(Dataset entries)
┌──

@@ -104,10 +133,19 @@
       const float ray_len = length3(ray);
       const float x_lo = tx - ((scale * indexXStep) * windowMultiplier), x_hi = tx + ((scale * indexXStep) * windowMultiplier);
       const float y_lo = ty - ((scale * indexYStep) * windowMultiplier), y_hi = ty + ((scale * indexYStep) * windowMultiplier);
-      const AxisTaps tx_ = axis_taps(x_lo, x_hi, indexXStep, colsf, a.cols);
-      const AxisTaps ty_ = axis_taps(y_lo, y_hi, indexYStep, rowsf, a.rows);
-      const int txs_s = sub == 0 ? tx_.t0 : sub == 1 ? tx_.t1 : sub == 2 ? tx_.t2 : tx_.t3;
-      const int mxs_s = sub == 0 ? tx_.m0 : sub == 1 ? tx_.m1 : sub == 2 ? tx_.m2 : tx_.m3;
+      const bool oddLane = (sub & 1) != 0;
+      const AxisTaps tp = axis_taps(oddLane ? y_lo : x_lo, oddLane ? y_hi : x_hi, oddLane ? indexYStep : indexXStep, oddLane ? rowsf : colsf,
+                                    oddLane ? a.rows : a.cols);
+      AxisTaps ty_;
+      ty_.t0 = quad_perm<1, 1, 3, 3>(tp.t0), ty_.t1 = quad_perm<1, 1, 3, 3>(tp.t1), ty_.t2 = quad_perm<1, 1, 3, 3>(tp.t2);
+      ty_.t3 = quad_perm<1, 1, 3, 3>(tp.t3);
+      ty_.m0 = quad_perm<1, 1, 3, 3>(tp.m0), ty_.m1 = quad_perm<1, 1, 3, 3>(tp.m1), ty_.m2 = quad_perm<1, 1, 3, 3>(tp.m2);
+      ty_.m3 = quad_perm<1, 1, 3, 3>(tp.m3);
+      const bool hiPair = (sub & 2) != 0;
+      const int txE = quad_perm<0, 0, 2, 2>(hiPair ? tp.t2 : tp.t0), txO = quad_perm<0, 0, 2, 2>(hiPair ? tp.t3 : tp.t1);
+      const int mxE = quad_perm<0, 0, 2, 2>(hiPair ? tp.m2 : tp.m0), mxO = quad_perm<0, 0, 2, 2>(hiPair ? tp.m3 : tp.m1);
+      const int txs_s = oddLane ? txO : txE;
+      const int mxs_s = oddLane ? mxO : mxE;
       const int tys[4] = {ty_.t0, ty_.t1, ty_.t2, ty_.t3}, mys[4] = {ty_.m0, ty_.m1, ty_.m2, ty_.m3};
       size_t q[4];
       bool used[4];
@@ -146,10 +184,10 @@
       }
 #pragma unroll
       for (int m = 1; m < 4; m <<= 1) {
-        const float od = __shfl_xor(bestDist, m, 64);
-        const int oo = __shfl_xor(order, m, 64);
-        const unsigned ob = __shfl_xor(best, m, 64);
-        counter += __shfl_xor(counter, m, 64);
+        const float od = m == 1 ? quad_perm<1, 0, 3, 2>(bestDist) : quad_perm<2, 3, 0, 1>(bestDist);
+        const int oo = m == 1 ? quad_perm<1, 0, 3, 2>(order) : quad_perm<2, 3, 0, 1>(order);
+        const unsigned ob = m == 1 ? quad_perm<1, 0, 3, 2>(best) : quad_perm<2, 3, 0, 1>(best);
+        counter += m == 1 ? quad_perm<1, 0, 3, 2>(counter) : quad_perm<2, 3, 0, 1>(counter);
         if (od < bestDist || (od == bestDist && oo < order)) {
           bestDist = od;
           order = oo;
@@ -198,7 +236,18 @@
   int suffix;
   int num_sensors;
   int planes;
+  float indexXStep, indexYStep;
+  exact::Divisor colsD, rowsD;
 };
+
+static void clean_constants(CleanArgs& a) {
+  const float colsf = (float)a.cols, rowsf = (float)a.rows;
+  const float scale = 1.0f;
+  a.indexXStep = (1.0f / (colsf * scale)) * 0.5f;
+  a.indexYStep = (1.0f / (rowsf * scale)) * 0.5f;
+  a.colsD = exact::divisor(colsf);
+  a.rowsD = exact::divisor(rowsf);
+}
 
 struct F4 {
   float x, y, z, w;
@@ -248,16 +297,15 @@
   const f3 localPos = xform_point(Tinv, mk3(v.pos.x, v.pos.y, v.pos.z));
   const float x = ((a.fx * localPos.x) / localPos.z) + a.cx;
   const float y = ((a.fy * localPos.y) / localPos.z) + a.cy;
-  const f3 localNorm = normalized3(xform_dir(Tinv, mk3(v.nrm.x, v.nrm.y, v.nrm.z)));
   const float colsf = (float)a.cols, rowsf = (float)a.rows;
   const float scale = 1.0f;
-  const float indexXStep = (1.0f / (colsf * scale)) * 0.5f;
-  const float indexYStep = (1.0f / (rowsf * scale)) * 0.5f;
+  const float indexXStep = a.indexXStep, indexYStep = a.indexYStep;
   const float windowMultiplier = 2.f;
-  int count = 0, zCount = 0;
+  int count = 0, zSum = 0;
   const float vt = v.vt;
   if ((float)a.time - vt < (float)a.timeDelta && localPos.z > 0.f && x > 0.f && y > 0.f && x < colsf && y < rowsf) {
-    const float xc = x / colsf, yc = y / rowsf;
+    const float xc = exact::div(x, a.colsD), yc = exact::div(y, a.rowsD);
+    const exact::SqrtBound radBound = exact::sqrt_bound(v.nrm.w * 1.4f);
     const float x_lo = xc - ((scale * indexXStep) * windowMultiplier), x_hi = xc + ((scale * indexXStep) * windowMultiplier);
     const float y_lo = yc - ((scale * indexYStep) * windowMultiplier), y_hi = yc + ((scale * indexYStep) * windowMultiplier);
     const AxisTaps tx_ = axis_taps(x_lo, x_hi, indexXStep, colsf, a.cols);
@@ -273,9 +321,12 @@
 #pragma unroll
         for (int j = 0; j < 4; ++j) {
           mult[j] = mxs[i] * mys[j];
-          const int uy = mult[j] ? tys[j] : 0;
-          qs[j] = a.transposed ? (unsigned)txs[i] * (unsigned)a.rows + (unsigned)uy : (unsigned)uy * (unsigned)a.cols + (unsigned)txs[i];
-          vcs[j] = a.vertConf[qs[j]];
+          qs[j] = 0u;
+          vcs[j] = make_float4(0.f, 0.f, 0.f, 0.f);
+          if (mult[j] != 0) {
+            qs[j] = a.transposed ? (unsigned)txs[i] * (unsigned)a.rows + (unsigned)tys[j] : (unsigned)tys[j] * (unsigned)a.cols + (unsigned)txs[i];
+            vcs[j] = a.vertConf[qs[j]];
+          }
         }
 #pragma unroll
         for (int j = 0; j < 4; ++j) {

└──

EXERCISE BRIEF: Return exactly, and only, the lines above starting at the line that contains "-146,10 +184,10 @@" and ending at the line that contains "mk3(v.nrm.x, v.nrm.y, v.nrm.z)));".

EXERCISE SOLUTION:
@@ -146,10 +184,10 @@
       }
 #pragma unroll
       for (int m = 1; m < 4; m <<= 1) {
-        const float od = __shfl_xor(bestDist, m, 64);
-        const int oo = __shfl_xor(order, m, 64);
-        const unsigned ob = __shfl_xor(best, m, 64);
-        counter += __shfl_xor(counter, m, 64);
+        const float od = m == 1 ? quad_perm<1, 0, 3, 2>(bestDist) : quad_perm<2, 3, 0, 1>(bestDist);
+        const int oo = m == 1 ? quad_perm<1, 0, 3, 2>(order) : quad_perm<2, 3, 0, 1>(order);
+        const unsigned ob = m == 1 ? quad_perm<1, 0, 3, 2>(best) : quad_perm<2, 3, 0, 1>(best);
+        counter += m == 1 ? quad_perm<1, 0, 3, 2>(counter) : quad_perm<2, 3, 0, 1>(counter);
         if (od < bestDist || (od == bestDist && oo < order)) {
           bestDist = od;
           order = oo;
@@ -198,7 +236,18 @@
   int suffix;
   int num_sensors;
   int planes;
+  float indexXStep, indexYStep;
+  exact::Divisor colsD, rowsD;
 };
+
+static void clean_constants(CleanArgs& a) {
+  const float colsf = (float)a.cols, rowsf = (float)a.rows;
+  const float scale = 1.0f;
+  a.indexXStep = (1.0f / (colsf * scale)) * 0.5f;
+  a.indexYStep = (1.0f / (rowsf * scale)) * 0.5f;
+  a.colsD = exact::divisor(colsf);
+  a.rowsD = exact::divisor(rowsf);
+}
 
 struct F4 {
   float x, y, z, w;
@@ -248,16 +297,15 @@
   const f3 localPos = xform_point(Tinv, mk3(v.pos.x, v.pos.y, v.pos.z));
   const float x = ((a.fx * localPos.x) / localPos.z) + a.cx;
   const float y = ((a.fy * localPos.y) / localPos.z) + a.cy;
-  const f3 localNorm = normalized3(xform_dir(Tinv, mk3(v.nrm.x, v.nrm.y, v.nrm.z)));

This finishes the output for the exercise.